== Segment start ==

class _Block:
    __slots__ = ("w_qk", "b_qk", "w_v", "b_v", "w_o", "b_o", "nq", "nk",
                 "w_cq", "b_cq", "w_ck", "b_ck", "w_cv", "b_cv", "w_co", "b_co", "ncq", "nck",
                 "n3w", "n3b", "w1", "b1", "w2", "b2", "modulation", "f8", "_cw", "spw")


_LINEARS = {"qk": ("w_qk", "b_qk"), "v": ("w_v", "b_v"), "o": ("w_o", "b_o"), "cq": ("w_cq", "b_cq"), "co": ("w_co", "b_co"),
            "w1": ("w1", "b1"), "w2": ("w2", "b2")}
_SPW_LINEARS = {("qk", 0): ("w_q", "b_q"), ("qk", 1): ("w_k", "b_k"), ("v", None): ("w_v", "b_v"), ("o", None): ("w_o", None)}
_ROW_QUANT = {"o": ("attq", "atts"), "co": ("attq", "atts"), "w2": ("ffq", "ffs")}


def _e4m3_exponent(amax: float) -> int:
    return int(max(-8, min(8, math.floor(math.log2(448.0 / max(amax, 1e-30))) - 1)))


def cfg_skip_active(batch: int, cfg_skip_ratio, current_steps, num_inference_steps) -> bool:
    return bool(batch >= 2 and cfg_skip_ratio is not None and current_steps >= num_inference_steps * (1 - cfg_skip_ratio))


def cfg_skip_half(arg, half: int):
    import numpy as np
    return arg[half:] if isinstance(arg, (torch.Tensor, list, tuple, np.ndarray)) else arg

== Segment end ==

• [PROBLEM] Where in the records does the string "batch" appear? Copy every line that has it.

• [FINAL ANSWER]
def cfg_skip_active(batch: int, cfg_skip_ratio, current_steps, num_inference_steps) -> bool:
    return bool(batch >= 2 and cfg_skip_ratio is not None and current_steps >= num_inference_steps * (1 - cfg_skip_ratio))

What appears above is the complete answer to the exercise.